Pourtant, ce n’est pas de nos rangs que viennent les appels à un gouvernement planétaire, mais bien des DSK ou autres Pascal Lamy. Quant à la dérive néo-libérale du PS, qui débouche sur la communion de l’UMP et du PS dans les mêmes valeurs, c’est essentiellement par une partie de la gauche qu’elle est montrée du doigt, plus que par la droite molle qui a compris qu’elle gagnerait à se montrer discrète sur ce terrain. Au niveau le plus rudimentaire, ce sont les écologistes et le Front de gauche qui se chargent de faire le travail. Mais des analyses beaucoup plus élaborées existent aussi, de Jean-Claude Michéa (1) à Jacques Julliard (2).
Mais avant tout, ce qu’il y a de réconfortant avec nos adversaires, c’est qu’à chaque fois qu’ils essaient de faire passer nos opinions pour des billevesées sorties de cerveaux confus qui prennent leurs désirs pour des réalités, c’est précisément la réalité qui vient conforter la crédibilité de nos thèses.

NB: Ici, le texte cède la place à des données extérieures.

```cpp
typedef struct csp_batch csp_batch;
enum { CSP_NKERNELS = 16 };
typedef struct {
    float total_ms;
    float kernel_ms[CSP_NKERNELS];
    uint64_t in_bytes, out_bytes;
    uint64_t pixels, raw_bytes;
    uint32_t n_images, n_failed, n_trials;
} csp_timing;
const char *csp_kernel_name(int slot);
int csp_batch_create(const CByteArray *inputs, size_t count, const CCSParameters *p, int device, csp_batch **out);
int csp_batch_create_webp(const CByteArray *inputs, size_t count, const CCSParameters *p, int device, csp_batch **out);
typedef struct csp_pixels_s { const uint8_t *device_pixels; uint32_t width, height, channels; } csp_pixels;
int csp_batch_create_pixels(const csp_pixels *sources, size_t count, const CCSParameters *p, int device, csp_batch **out);
int csp_png_to_jpeg(const CByteArray *inputs, size_t count, const CCSParameters *p, int device, CByteArray *outputs, CCSResult *results);
int csp_png_to_lossless_webp(const CByteArray *inputs, size_t count, const CCSParameters *p, int device, CByteArray *outputs, CCSResult *results);
int csp_batch_run(csp_batch *b, csp_timing *t);
int csp_batch_fetch(csp_batch *b, CByteArray *outputs, CCSResult *results);
void csp_batch_destroy(csp_batch *b);
int csp_batch_geometry(csp_batch *b, size_t image, uint32_t *width, uint32_t *height, uint32_t *rowbytes);
int csp_batch_read_rows(csp_batch *b, size_t image, uint8_t *dst);
int csp_batch_read_stream(csp_batch *b, size_t image, int strategy, uint8_t *dst);
int csp_batch_read_scores(csp_batch *b, size_t image, uint64_t *dst, int *have);
int csp_batch_trials(csp_batch *b, size_t image, int *strategies, uint64_t *zlib_bytes, int *ntrials, int *winner);
int csp_batch_chunk_bits(csp_batch *b, size_t image, int trial, uint64_t *dst, size_t cap, size_t *nchunks);

int csl_encode_pixels(const struct csp_pixels_s *sources, size_t count, int device, CByteArray *outputs, CCSResult *results);
int csl_attach_alpha(CByteArray *lossy, const CByteArray *alpha_vp8l, uint32_t width, uint32_t height);
// ... 20 lines not shown
```

Before: 39940.

## Fuse nonzero-list construction into the FDCT/quantize pixel kernels

Builds each plane's nonzero-coefficient block lists inside the forward-DCT/quantize kernels, using the quantized octets still held in registers. This removes the separate k_nzlist pass, and k_nzfilter when no filtering levels remain, which would otherwise re-read all coefficients. The host planner marks eligible nzsets (full-width, non-lossless, non-webp) and uploads a modified chunk table with the build level cleared. The cost is more register pressure and atomics in the pixel kernels, now launched as phased kernels, and more control paths to keep correct.

```diff
diff --git a/caesium-clt_amd/binding.py b/caesium-clt_amd/binding.py
--- a/caesium-clt_amd/binding.py
+++ b/caesium-clt_amd/binding.py
@@ -25,7 +25,7 @@
 
 class Timing(C.Structure):
     _fields_ = [("total_ms", C.c_float), ("phase_ms", C.c_float * NPHASES), ("kernel_ms", C.c_float * NKERNELS), ("in_bytes", C.c_uint64), ("out_bytes", C.c_uint64),
-                ("pixels", C.c_uint64), ("coef_bytes", C.c_uint64), ("n_images", C.c_uint32), ("n_failed", C.c_uint32), ("n_seq_decoded", C.c_uint32), ("n_par_fallback", C.c_uint32), ("n_par_short", C.c_uint32), ("n_prog_decoded", C.c_uint32), ("n_refine_chains", C.c_uint32), ("n_search_extra", C.c_uint32)]
+                ("pixels", C.c_uint64), ("coef_bytes", C.c_uint64), ("n_images", C.c_uint32), ("n_failed", C.c_uint32), ("n_seq_decoded", C.c_uint32), ("n_par_fallback", C.c_uint32), ("n_par_short", C.c_uint32), ("n_prog_decoded", C.c_uint32), ("n_refine_chains", C.c_uint32), ("n_search_extra", C.c_uint32), ("n_fused_lists", C.c_uint32)]
 
 
 class PngTiming(C.Structure):
diff --git a/caesium-clt_amd/csrc/batch.hpp b/caesium-clt_amd/csrc/batch.hpp
--- a/caesium-clt_amd/csrc/batch.hpp
+++ b/caesium-clt_amd/csrc/batch.hpp
@@ -77,7 +77,10 @@
     DevBuf<int16_t> d_dct_raw;
 };
 
-struct Stage { uint32_t work0 = 0, nwork = 0, slot0 = 0, nslots = 0, ech0 = 0, nech = 0, table0 = 0, ntables = 0, plan0 = 0, nplans = 0, nzc0 = 0, nnzc = 0, ls0 = 0, nls = 0, ts0 = 0, nts = 0; };
+struct Stage {
+    uint32_t work0 = 0, nwork = 0, slot0 = 0, nslots = 0, ech0 = 0, nech = 0, table0 = 0, ntables = 0, plan0 = 0, nplans = 0, nzc0 = 0, nnzc = 0, ls0 = 0, nls = 0, ts0 = 0, nts = 0;
+    bool nz_build[2] = {true, true}, nz_filter[2] = {true, true};
+};
 struct SearchImg {
     int cand_work[64]; int ncand;
     int Al_luma = 0, Al_chroma = 0;
@@ -108,6 +111,9 @@
     std::vector<uint32_t> nzset_built;
     std::vector<int> nzset_comp, nzset_image;
     std::vector<NzChunk> nzchunks;
+    std::vector<NzChunk> nzchunks_fused;
+    uint32_t n_fused = 0;
+    uint32_t last_run_fused = 0;
     std::vector<uint32_t> nz_est, nz_worst;
     uint32_t nz_nrec = 0;
     uint64_t nz_cap = 0;
@@ -146,7 +152,7 @@
     DevBuf<DevEncTable> d_tables;
     DevBuf<NzList> d_nzlists;
     DevBuf<NzSet> d_nzsets;
-    DevBuf<NzChunk> d_nzchunks;
+    DevBuf<NzChunk> d_nzchunks, d_nzchunks_fused;
     DevBuf<uint32_t> d_nz_pool, d_nz_cursor, d_nz_chunk_off, d_nz_chunk_cnt, d_list_slots, d_tok_slots;
 };
 
@@ -262,6 +268,7 @@
     bool tr_sort = true;
     int prog_par = -1;
     bool fused_420 = true;
+    bool nz_fused = true;
     static PlanSwitches read();
 };
 
diff --git a/caesium-clt_amd/csrc/batch_plan.cpp b/caesium-clt_amd/csrc/batch_plan.cpp
--- a/caesium-clt_amd/csrc/batch_plan.cpp
+++ b/caesium-clt_amd/csrc/batch_plan.cpp
@@ -215,6 +215,7 @@
     s.profile = penv && *penv ? penv : "mozjpeg";
     s.nz_once = !is("CSH_NZ_ONCE", "0");
     s.tr_sort = !is("CSH_TR_SORT", "0");
+    s.nz_fused = !is("CSH_NZ_FUSED", "0");
     const char *pp = getenv("CSH_PROG_PAR");
     s.prog_par = pp && !strcmp(pp, "0") ? 0 : (pp && !strcmp(pp, "1") ? 1 : -1);
     s.fused_420 = !getenv("CSH_NO_FUSED_420");
@@ -700,7 +701,7 @@
 
 void BatchPlanner::plane_work(ImgDesc &im, const JpegInfo &in, const JpegInfo &o, int img_index, bool resized) {
     for (int c = 0; c < in.ncomp; c++) {
-        PlaneWork w; w.image = img_index; w.comp = c;
+        PlaneWork w; w.image = img_index; w.comp = c; w.nzset = 0xFFFFFFFFu;
         w.up = resized ? up_desc(1, 1, 0) : up_desc(in.hmax / in.comp[c].h, in.vmax / in.comp[c].v, in.comp[c].comp_w);
         w.dn = dn_kind(o.hmax / o.comp[c].h, o.vmax / o.comp[c].v);
         const int in_kind = (w.up.hx == 1 && w.up.vx == 1) ? 0 : (w.up.hx == 2 && w.up.vx == 2) ? 1 : (w.up.hx == 2 && w.up.vx == 1) ? 2 : -1;
@@ -971,6 +972,29 @@
         for (ImgDesc &im : b->imgs) for (int c = 0; c < im.ncomp; c++) im.out[c].tile_base += b->ntiles_in;
     for (size_t i = 0; i < b->enc.plans.size(); i++) b->enc.plans[i].tile_base = b->imgs[size_t(b->enc.plan_image[i])].out[b->enc.plan_comp[i]].tile_base;
     for (size_t i = 0; i < b->enc.nzsets.size(); i++) b->enc.nzsets[i].tile_base = b->imgs[size_t(b->enc.nzset_image[i])].out[b->enc.nzset_comp[i]].tile_base;
+    {
+        b->enc.nzchunks_fused = b->enc.nzchunks;
+        const bool allowed = sw.nz_fused && !b->lossless && !b->webp && !b->rgb_out && !(b->tr.trellis && progressive && !b->tr.nz_once);
+        std::vector<uint8_t> fused(b->enc.nzsets.size(), 0);
+        for (PlaneWork &w : b->pix.pwork) {
+            const size_t at = size_t(w.image) * CSH_MAX_COMPS + size_t(w.comp);
+            const int si = allowed && at < b->enc.nzset_of.size() ? b->enc.nzset_of[at] : -1;
+            if (si < 0) continue;
+            const NzSet &S = b->enc.nzsets[size_t(si)];
+            if (S.real_bw != S.bw || S.list[0] == 0xFFFFFFFFu) continue;
+            w.nzset = uint32_t(si); fused[size_t(si)] = 1; b->enc.n_fused++;
+        }
+        for (NzChunk &ch : b->enc.nzchunks_fused) if (fused[ch.set]) ch.levels &= ~1u;
+        auto flags = [&](Stage &sg) {
+            for (int f = 0; f < 2; f++) {
+                const std::vector<NzChunk> &v = f ? b->enc.nzchunks_fused : b->enc.nzchunks;
+                sg.nz_build[f] = sg.nz_filter[f] = false;
+                for (uint32_t i = sg.nzc0; i < sg.nzc0 + sg.nnzc; i++) { sg.nz_build[f] |= (v[i].levels & 1u) != 0u; sg.nz_filter[f] |= (v[i].levels & ~1u) != 0u; }
+            }
+        };
+        for (Stage &sg : b->enc.stage) flags(sg);
+        flags(b->tr.tstage);
+    }
     for (ParScan &ps : b->dec.pscans)
         for (int m = 0; m < ps.nb_mcu && m < 10; m++) {
             int dcs = ps.dct[m] & 3, acs = 4 + (ps.act[m] & 3);
@@ -1024,7 +1048,7 @@
         b->enc.d_tok_off.alloc(4 * size_t(b->enc.nslots) + 4) || b->enc.d_chunk_ntok.alloc(4 * size_t(b->enc.nslots) + 4) || b->enc.d_slot_hist.alloc(size_t(b->enc.hist_rows) * 256 + 256) ||
         b->enc.d_slot_raw.alloc(size_t(b->enc.nslots) + 1) || b->enc.d_img_list.upload(b->enc.img_list, st) || b->enc.d_img_nlist.upload(b->enc.img_nlist, st) || b->enc.d_scan_cost.alloc(b->enc.swork.size() + 1) || b->enc.d_slot_eobh.alloc(16 * size_t(b->enc.nslots) + 16) || b->enc.d_chunk_bits.alloc(size_t(b->enc.nslots) + 1) || b->enc.d_chunk_off.alloc(size_t(b->enc.nslots) + 2) || b->enc.d_tok_cursor.alloc(b->enc.region_est.size() + 1) || b->enc.d_regions.upload(b->enc.regions, st) ||
         b->enc.d_tables.alloc(b->enc.ntables) || b->enc.d_scan_pad.alloc(b->enc.swork.size() + 1) ||
-        b->enc.d_nzlists.upload(b->enc.nzlists, st) || b->enc.d_nzsets.upload(b->enc.nzsets, st) || b->enc.d_nzchunks.upload(b->enc.nzchunks, st) || b->enc.d_list_slots.alloc(size_t(b->enc.nlist_slots) + 1) || b->enc.d_tok_slots.alloc(size_t(b->enc.ntok_slots) + 1) ||
+        b->enc.d_nzlists.upload(b->enc.nzlists, st) || b->enc.d_nzsets.upload(b->enc.nzsets, st) || b->enc.d_nzchunks.upload(b->enc.nzchunks, st) || (b->enc.n_fused && b->enc.d_nzchunks_fused.upload(b->enc.nzchunks_fused, st)) || b->enc.d_list_slots.alloc(size_t(b->enc.nlist_slots) + 1) || b->enc.d_tok_slots.alloc(size_t(b->enc.ntok_slots) + 1) ||
         b->enc.d_nz_cursor.alloc(b->enc.nzlists.size() + 1) || b->enc.d_nz_chunk_off.alloc(size_t(b->enc.nz_nrec) + 1) || b->enc.d_nz_chunk_cnt.alloc(size_t(b->enc.nz_nrec) + 1) ||
         b->enc.d_scan_raw_off.alloc(b->enc.swork.size() + 2) || b->out.d_img_size.alloc(b->nimg + 1) || b->out.d_img_size_pad.alloc(b->nimg + 1) ||
         b->out.d_img_off.alloc(b->nimg + 2) || b->out.d_status.alloc(b->nimg) || b->out.d_overflow.alloc(4))
diff --git a/caesium-clt_amd/csrc/batch_run.cpp b/caesium-clt_amd/csrc/batch_run.cpp
--- a/caesium-clt_amd/csrc/batch_run.cpp
+++ b/caesium-clt_amd/csrc/batch_run.cpp
@@ -61,6 +61,7 @@
     KernelMarks marks;
     uint64_t raw_chunks = 0;
     bool eobrun_cleared = false;
+    bool fused = false;
     EncCtx c;
     AsmCtx a;
 
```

Ainsi, l’actualité vient à point nommé apporter de l’eau au moulin de Michel Geoffroy en ce qui concerne l’émergence de la « gauche Macron ».
Notre sémillant ministre de l’Économie et des Finances, qui, peu de temps après sa prise de fonctions, avait occupé les écrans radars médiatiques par quelques « petites phrases » aussi approximatives que malencontreuses, vient une nouvelle fois de s’illustrer par des déclarations qui, n’en doutons pas, vont avoir pour effet de priver le PS de quelques voix supplémentaires aux prochaines échéances électorales.
Inaugurant, le 10 novembre à Oran (Algérie), une nouvelle usine Renault, dont Le Monde relève au passage que c’est la 19e du constructeur automobile hors de France, M. Macron a en effet prononcé les paroles suivantes :
« L’ouverture de cette usine est […] une très bonne nouvelle pour la France. Les voitures assemblées à Oran l’étaient auparavant en Turquie et en Roumanie, il n’y a donc pas de perte pour notre pays. Si Renault n’avait pas pris cette décision de relocalisation en Algérie, un autre l’aurait prise à sa place. »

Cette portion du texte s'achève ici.